[Excerpts from a dataset]
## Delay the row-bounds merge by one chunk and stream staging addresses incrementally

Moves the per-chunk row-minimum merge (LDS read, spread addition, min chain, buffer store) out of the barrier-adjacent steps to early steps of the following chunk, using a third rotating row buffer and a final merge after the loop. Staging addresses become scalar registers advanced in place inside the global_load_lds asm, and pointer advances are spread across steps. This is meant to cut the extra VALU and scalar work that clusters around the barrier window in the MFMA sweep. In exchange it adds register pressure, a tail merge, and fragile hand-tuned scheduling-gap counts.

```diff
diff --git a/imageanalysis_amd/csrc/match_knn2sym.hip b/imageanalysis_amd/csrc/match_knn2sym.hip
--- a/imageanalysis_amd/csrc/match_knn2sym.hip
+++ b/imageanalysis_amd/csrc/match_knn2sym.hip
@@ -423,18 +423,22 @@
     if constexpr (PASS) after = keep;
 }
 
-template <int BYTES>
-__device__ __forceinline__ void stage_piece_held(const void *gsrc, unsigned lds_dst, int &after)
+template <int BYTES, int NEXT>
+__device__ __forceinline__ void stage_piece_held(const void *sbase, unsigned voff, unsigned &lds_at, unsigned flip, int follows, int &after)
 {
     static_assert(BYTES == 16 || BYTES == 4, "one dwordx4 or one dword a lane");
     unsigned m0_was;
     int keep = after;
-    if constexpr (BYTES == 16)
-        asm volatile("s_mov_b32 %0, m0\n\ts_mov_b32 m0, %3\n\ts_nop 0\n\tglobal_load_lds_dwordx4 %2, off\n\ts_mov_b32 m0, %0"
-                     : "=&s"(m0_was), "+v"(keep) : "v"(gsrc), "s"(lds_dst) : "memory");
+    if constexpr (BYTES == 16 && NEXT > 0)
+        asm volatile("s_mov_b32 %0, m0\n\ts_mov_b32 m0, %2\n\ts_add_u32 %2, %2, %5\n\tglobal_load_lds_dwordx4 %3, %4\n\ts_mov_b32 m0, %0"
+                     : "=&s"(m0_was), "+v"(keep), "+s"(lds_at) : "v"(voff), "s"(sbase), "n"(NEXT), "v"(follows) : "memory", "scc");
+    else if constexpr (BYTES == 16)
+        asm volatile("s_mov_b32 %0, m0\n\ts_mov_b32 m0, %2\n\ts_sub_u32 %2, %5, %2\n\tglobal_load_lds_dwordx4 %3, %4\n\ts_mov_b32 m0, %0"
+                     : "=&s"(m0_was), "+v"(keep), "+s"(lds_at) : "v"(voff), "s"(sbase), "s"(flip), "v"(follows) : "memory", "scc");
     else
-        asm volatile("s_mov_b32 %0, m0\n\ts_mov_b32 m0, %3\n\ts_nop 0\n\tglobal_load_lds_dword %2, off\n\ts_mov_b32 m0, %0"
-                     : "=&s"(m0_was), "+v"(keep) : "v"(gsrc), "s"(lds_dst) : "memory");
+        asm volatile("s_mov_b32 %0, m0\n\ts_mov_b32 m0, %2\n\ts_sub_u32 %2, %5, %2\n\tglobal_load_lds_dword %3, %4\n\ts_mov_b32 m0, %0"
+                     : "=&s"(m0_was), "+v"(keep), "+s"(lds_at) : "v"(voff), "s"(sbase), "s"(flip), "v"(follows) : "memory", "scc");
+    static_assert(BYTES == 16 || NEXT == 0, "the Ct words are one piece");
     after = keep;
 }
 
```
...
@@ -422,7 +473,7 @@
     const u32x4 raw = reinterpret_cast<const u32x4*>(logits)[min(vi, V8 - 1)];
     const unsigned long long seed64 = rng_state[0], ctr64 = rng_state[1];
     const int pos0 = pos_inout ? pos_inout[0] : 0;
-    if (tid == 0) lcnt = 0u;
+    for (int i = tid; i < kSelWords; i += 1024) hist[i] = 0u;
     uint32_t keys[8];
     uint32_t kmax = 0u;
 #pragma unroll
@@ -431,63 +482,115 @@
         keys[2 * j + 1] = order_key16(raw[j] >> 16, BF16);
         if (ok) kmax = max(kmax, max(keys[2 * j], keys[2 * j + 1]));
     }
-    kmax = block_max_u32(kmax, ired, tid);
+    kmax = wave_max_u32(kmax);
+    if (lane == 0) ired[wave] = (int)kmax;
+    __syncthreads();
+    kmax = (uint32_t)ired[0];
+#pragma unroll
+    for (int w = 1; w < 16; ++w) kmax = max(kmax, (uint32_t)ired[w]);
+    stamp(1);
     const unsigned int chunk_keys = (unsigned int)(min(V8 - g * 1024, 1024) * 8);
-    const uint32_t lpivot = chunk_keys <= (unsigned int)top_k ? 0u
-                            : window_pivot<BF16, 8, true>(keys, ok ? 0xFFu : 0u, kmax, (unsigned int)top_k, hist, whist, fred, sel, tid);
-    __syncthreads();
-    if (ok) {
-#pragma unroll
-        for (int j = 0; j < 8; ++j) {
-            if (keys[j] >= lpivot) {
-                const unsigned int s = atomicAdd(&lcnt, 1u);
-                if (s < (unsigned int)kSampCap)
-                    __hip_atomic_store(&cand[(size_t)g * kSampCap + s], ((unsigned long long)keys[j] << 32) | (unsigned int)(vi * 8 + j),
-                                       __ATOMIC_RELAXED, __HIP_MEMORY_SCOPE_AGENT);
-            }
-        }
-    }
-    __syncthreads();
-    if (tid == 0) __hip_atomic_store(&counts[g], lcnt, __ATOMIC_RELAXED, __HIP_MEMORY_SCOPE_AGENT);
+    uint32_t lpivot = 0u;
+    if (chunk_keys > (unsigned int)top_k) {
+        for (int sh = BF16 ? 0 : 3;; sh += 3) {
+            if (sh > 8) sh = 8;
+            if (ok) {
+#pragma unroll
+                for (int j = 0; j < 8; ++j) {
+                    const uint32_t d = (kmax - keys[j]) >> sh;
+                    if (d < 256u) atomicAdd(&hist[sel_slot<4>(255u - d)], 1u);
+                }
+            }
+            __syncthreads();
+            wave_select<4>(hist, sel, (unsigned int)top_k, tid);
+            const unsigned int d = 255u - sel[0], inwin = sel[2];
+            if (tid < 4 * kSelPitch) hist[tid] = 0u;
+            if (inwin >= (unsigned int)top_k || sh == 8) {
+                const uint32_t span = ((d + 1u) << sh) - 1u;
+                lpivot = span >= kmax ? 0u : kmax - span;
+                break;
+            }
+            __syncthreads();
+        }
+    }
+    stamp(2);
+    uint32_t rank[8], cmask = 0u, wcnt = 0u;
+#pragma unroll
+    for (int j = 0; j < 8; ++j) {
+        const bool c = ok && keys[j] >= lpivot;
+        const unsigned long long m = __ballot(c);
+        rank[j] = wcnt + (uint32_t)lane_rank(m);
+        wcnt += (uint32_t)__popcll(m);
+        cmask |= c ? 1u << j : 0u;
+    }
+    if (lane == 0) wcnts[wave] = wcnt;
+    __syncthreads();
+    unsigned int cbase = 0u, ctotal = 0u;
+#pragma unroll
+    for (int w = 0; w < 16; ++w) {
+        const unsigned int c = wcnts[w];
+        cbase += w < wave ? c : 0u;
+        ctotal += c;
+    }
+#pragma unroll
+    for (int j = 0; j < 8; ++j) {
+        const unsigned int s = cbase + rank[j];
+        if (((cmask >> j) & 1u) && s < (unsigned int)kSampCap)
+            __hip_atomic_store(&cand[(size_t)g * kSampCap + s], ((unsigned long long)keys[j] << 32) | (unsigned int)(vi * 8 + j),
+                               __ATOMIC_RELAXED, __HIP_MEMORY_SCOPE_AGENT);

Activity
Copy every line of the data where "merge" is found.

Response for this exercise
## Delay the row-bounds merge by one chunk and stream staging addresses incrementally
Moves the per-chunk row-minimum merge (LDS read, spread addition, min chain, buffer store) out of the barrier-adjacent steps to early steps of the following chunk, using a third rotating row buffer and a final merge after the loop. Staging addresses become scalar registers advanced in place inside the global_load_lds asm, and pointer advances are spread across steps. This is meant to cut the extra VALU and scalar work that clusters around the barrier window in the MFMA sweep. In exchange it adds register pressure, a tail merge, and fragile hand-tuned scheduling-gap counts.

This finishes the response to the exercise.